Unless otherwise agreed, the credit assurance must at all times maintain a value specified above equal to the

highest estimated charges during the term of the Service Agreements. Any deposit held by Transporter

pursuant to Section 9.6 shall accrue simple interest at the Federal Funds Rate. Upon Shipper's request,

Transporter will remit the balance of the interest to Shipper within thirty days, provided, however, that

Transporter shall not be required to remit interest to Shipper more often than every thirty days.

 

Transporter has the right to seek additional security to cover the value of any imbalance owed Transporter by

a non-creditworthy Shipper. The imbalances shall be valued at the "Spot Market Price" which shall be

defined, for each Dth on each applicable Day on which the gas is owed as the midpoint of the range of prices

reported for "Columbia Gas, Appalachia" as published in Platts Gas Daily price survey or any successor

publication, less applicable transportation charges. Furthermore, Transporter has the right to seek security

to cover the estimated value of a future monthly imbalance for non-creditworthy Shippers as follows: For a

non-creditworthy new Shipper, a security amount equal to 10% of such Shipper's estimated monthly usage

multiplied by the Estimated Imbalance Rate as described below. For a non-creditworthy existing Shipper, a

security amount equal to such Shipper's largest monthly imbalance owed to Transporter over the most recent

12-month period multiplied by the Estimated Imbalance Rate. The term "Estimated Imbalance Rate" shall equal

the average of the NYMEX future prices for the available 12-month period as such prices close on the day the

Estimated Imbalance Rate is determined.

 

(d) Notwithstanding the foregoing requirements, if Transporter constructs new facilities to

accommodate a Shipper, Transporter may require credit assurance in an amount up to Shipper's proportionate

share of the cost of the new facilities. This credit assurance may be requested at any time before or after

the in-service date of the facilities, to the extent mutually agreed to as a condition of the construction.

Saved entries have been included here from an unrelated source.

class Context:

    def __init__(self, device=0, **kw):
        L = lib()
        p = Params()
        L.t1k_params_default(C.byref(p))
        for k, v in kw.items():
            setattr(p, k, v)
        self.params = p
        h = C.c_void_p()
        rc = L.t1k_ctx_create(device, C.byref(p), C.byref(h))
        if rc != 0:
            raise T1kError("t1k_ctx_create failed (%d): no usable GPU / bad parameters" % rc)
        self.h = h
        self.n_read_ends = 0
        self.allele_len = None

    def _check(self, rc, what):
        if rc != 0:
            raise T1kError("%s failed (%d): %s" % (what, rc, lib().t1k_last_error(self.h).decode()))

    def close(self):
        if self.h:
            lib().t1k_ctx_destroy(self.h)
            self.h = None

    def __del__(self):
        try:
            self.close()
        except Exception:
            pass

    def ref_upload(self, seqs, exon_masks=None):
        blob, offs = _concat(seqs)
        ex = None
        if exon_masks is not None:
            ex = np.concatenate([np.asarray(m, dtype=np.uint8) for m in exon_masks]) if len(seqs) else np.zeros(0, np.uint8)
        self.allele_len = np.array([len(s) for s in seqs], dtype=np.int64)
        self._check(lib().t1k_ref_upload(self.h, blob, _ptr(offs), _ptr(ex), len(seqs)), "t1k_ref_upload")

    def reads_upload(self, seqs, weights=None):
        blob, offs = _concat(seqs)
        w = None if weights is None else np.asarray(weights, dtype=np.uint32)
        self.n_read_ends = len(seqs)
        self._check(lib().t1k_reads_upload(self.h, blob, _ptr(offs), _ptr(w), len(seqs)), "t1k_reads_upload")

    def reads_dedupe(self):
        out = np.zeros(self.n_read_ends, dtype=np.uint32)
        nd = C.c_uint32()
        self._check(lib().t1k_reads_dedupe(self.h, _ptr(out), C.byref(nd)), "t1k_reads_dedupe")
        self.n_uploaded, self.n_read_ends = self.n_read_ends, nd.value
        return out

    def assign(self):
        self._check(lib().t1k_assign_batch(self.h), "t1k_assign_batch")

    def extract(self, ends_per_fragment=1):
        good = np.zeros(self.n_read_ends // ends_per_fragment, dtype=np.uint8)
        st = np.zeros(8, dtype=np.uint64)
        self._check(lib().t1k_extract_batch(self.h, ends_per_fragment, _ptr(good), _ptr(st)), "t1k_extract_batch")
        return good, dict(zip(("read_ends", "lookups", "postings", "read_ends_with_hits", "read_ends_chained", "screen_ns", "main_ns", "big_shape"), (int(x) for x in st)))

    def overlaps(self):
        n = self.n_read_ends
        counts = np.zeros(n, dtype=np.uint32)
        tot = C.c_uint64()
        self._check(lib().t1k_overlaps_download(self.h, _ptr(counts), None, 0, C.byref(tot)), "t1k_overlaps_download")
        out = np.zeros(tot.value, dtype=OVERLAP_DTYPE)
        self._check(lib().t1k_overlaps_download(self.h, _ptr(counts), _ptr(out), tot.value, C.byref(tot)), "t1k_overlaps_download")
        return counts, out

    def pair(self, end1, end2, has_n):
        e1 = np.asarray(end1, dtype=np.uint32)
        e2 = None if end2 is None else np.asarray(end2, dtype=np.uint32)
        hn = np.asarray(has_n, dtype=np.uint8)
        self.n_fragments = len(e1)
        self._check(lib().t1k_pair_batch(self.h, _ptr(e1), _ptr(e2), _ptr(hn), len(e1)), "t1k_pair_batch")

    def rows(self):
        n = self.n_fragments
        counts = np.zeros(n, dtype=np.uint32)
        assigned = np.zeros(n, dtype=np.uint8)
        tot = C.c_uint64()
        self._check(lib().t1k_rows_download(self.h, _ptr(counts), _ptr(assigned), None, 0, C.byref(tot)), "t1k_rows_download")
        out = np.zeros(tot.value, dtype=ROW_DTYPE)
        self._check(lib().t1k_rows_download(self.h, _ptr(counts), _ptr(assigned), _ptr(out), tot.value, C.byref(tot)), "t1k_rows_download")
        return counts, assigned, out

    def coverage(self):
        tot = int(self.allele_len.sum())
        out = np.zeros(tot, dtype=np.int32)
        self._check(lib().t1k_coverage_get(self.h, _ptr(out), tot), "t1k_coverage_get")
        return out

    def set_coverage_mode(self, deferred):
        self._check(lib().t1k_ctx_set_coverage_mode(self.h, 1 if deferred else 0), "t1k_ctx_set_coverage_mode")

    def detach_readset(self, slot=0):
        h = C.c_void_p()
        self._check(lib().t1k_readset_detach(self.h, C.byref(h)), "t1k_readset_detach")
        rs = Readset(h)
        self._check(lib().t1k_readset_take_store(rs.h, self.h, slot), "t1k_readset_take_store")
        return rs

    def coverage_selected(self, readset, selected):
        sel = np.ascontiguousarray(selected, dtype=np.uint8)
        n = C.c_uint64()
        self._check(lib().t1k_coverage_selected(self.h, readset.h, _ptr(sel), C.byref(n)), "t1k_coverage_selected")
        return n.value

    def coverage_reset(self):
        self._check(lib().t1k_coverage_reset(self.h), "t1k_coverage_reset")

    def missing_coverage(self):
        out = np.zeros(len(self.allele_len), dtype=np.int32)
        self._check(lib().t1k_missing_coverage(self.h, _ptr(out)), "t1k_missing_coverage")
        return out

    def stats(self):
        s = Stats()
        lib().t1k_stats_get(self.h, C.byref(s))
        return s.as_dict()

    def align_batch(self, texts, pats, want_ops=True):
        n = len(texts)
        tb, toff = _concat(texts)
        pb, poff = _concat(pats)
        tlen = np.array([len(t) for t in texts], dtype=np.uint32)
        plen = np.array([len(p) for p in pats], dtype=np.uint32)
        toff32, poff32 = toff[:-1].astype(np.uint32), poff[:-1].astype(np.uint32)
        score = np.zeros(n, np.int32); nm = np.zeros(n, np.int32); nx = np.zeros(n, np.int32); ni = np.zeros(n, np.int32)
        ops_off = np.zeros(n, np.uint32)
        if n:
            ops_off[1:] = np.cumsum((tlen + plen + 2)[:-1], dtype=np.uint64).astype(np.uint32)
        ops = np.zeros(int((tlen + plen + 2).sum()) + 8, np.int8)
        nops = np.zeros(n, np.uint32)
        self._check(lib().t1k_align_batch(self.h, tb, _ptr(toff32), _ptr(tlen), pb, _ptr(poff32), _ptr(plen), n, _ptr(score), _ptr(nm),
                                          _ptr(nx), _ptr(ni), _ptr(ops) if want_ops else None, _ptr(ops_off), _ptr(nops)), "t1k_align_batch")
        op_list = [ops[ops_off[i]:ops_off[i] + nops[i]].copy() for i in range(n)] if want_ops else None
        return score, nm, nx, ni, op_list

    def align_count_batch(self, texts, pats):
        n = len(texts)
        tb, toff = _concat(texts)
        pb, poff = _concat(pats)
        ln = np.array([len(t) for t in texts], dtype=np.uint32)
        out = np.zeros(n, np.int32)
        self._check(lib().t1k_align_count_batch(self.h, tb, _ptr(toff[:-1].astype(np.uint32)), pb, _ptr(poff[:-1].astype(np.uint32)), _ptr(ln), n,
                                                _ptr(out)), "t1k_align_count_batch")
        return out

    def em_setup(self, row_ptr, ec_idx, count, ec_len, allreduce=None):
        self._em_keep = (np.asarray(row_ptr, np.uint64), np.asarray(ec_idx, np.uint32), np.asarray(count, np.float64), np.asarray(ec_len, np.int32))
        rp, ei, ct, el = self._em_keep
        self._em_cb = ALLREDUCE_FN(allreduce) if allreduce else C.cast(None, ALLREDUCE_FN)
        self._em_nec = len(el)
        self._check(lib().t1k_em_setup(self.h, _ptr(rp), _ptr(ei), _ptr(ct), _ptr(el), len(ct), len(el), self._em_cb, None), "t1k_em_setup")

    def em_update(self, x0):
        x0 = np.ascontiguousarray(x0, dtype=np.float64)
        x1 = np.zeros(self._em_nec, np.float64)
        n = np.zeros(self._em_nec, np.float64)
        diff = C.c_double()
        self._check(lib().t1k_em_update(self.h, _ptr(x0), _ptr(x1), _ptr(n), C.byref(diff)), "t1k_em_update")
        return x1, n, diff.value

    def barcode_em(self, bc_allele_ptr, bc_allele, bc_group_ptr, group_count, group_entry_ptr, entry_local, rho, n_alleles, alpha=0.0, tol=1e-7,
                   max_iter=1000, raw=False):
        ap = np.ascontiguousarray(bc_allele_ptr, np.uint64)
        al = np.ascontiguousarray(bc_allele, np.uint32)
        gp = np.ascontiguousarray(bc_group_ptr, np.uint64)
        gc = np.ascontiguousarray(group_count, np.float64)
        ep = np.ascontiguousarray(group_entry_ptr, np.uint64)
        el = np.ascontiguousarray(entry_local, np.uint32)
        rh = None if rho is None else np.ascontiguousarray(rho, np.float64)
        nb = max(len(ap) - 1, 0)
        n = np.zeros(len(al), np.float64)
        iters = np.zeros(nb, np.int32)
        ms = C.c_double()
        rc = lib().t1k_barcode_em(self.h, nb, _ptr(ap), _ptr(al), _ptr(gp), _ptr(gc), _ptr(ep), _ptr(el), _ptr(rh), n_alleles, alpha, tol, max_iter,
                                  _ptr(n), _ptr(iters), C.byref(ms))
        if raw:
            return rc
        self._check(rc, "t1k_barcode_em")
        return n, iters, ms.value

As Transporter recovers the cost of these facilities through its rates, the credit assurance required will be

reduced accordingly. Specifically, any credit assurance provided by a Shipper related to new facilities

shall be returned to that Shipper in equal monthly amounts over the term of its Service Agreement for service

related to the new facilities or as otherwise mutually agreed by Transporter and Shipper. This requirement

is in addition to and shall not supersede or replace any other rights that Transporter may have regarding the

construction of and reimbursement for facilities.

 

If Shipper defaults and Transporter terminates service to Shipper, then Transporter shall draw upon and

retain such collateral as necessary to reimburse Transporter for the unamortized cost of the facilities

constructed for Shipper. The capacity underlying any terminated Service Agreement shall be made available

pursuant to Section 4 of these General Terms and Conditions. Within 60 days of the capacity being made

available, to the extent such capacity has been awarded, the credit assurance retained by Transporter from

the original Shipper shall be reduced to an amount equal to the net present value of that portion of the

future reservation charge revenues of the original Shipper that would have been attributed to the cost of

those facilities less the net present value of that portion of the future reservation charge revenues of the

newly awarded Shipper that may be attributed to the cost of the facilities.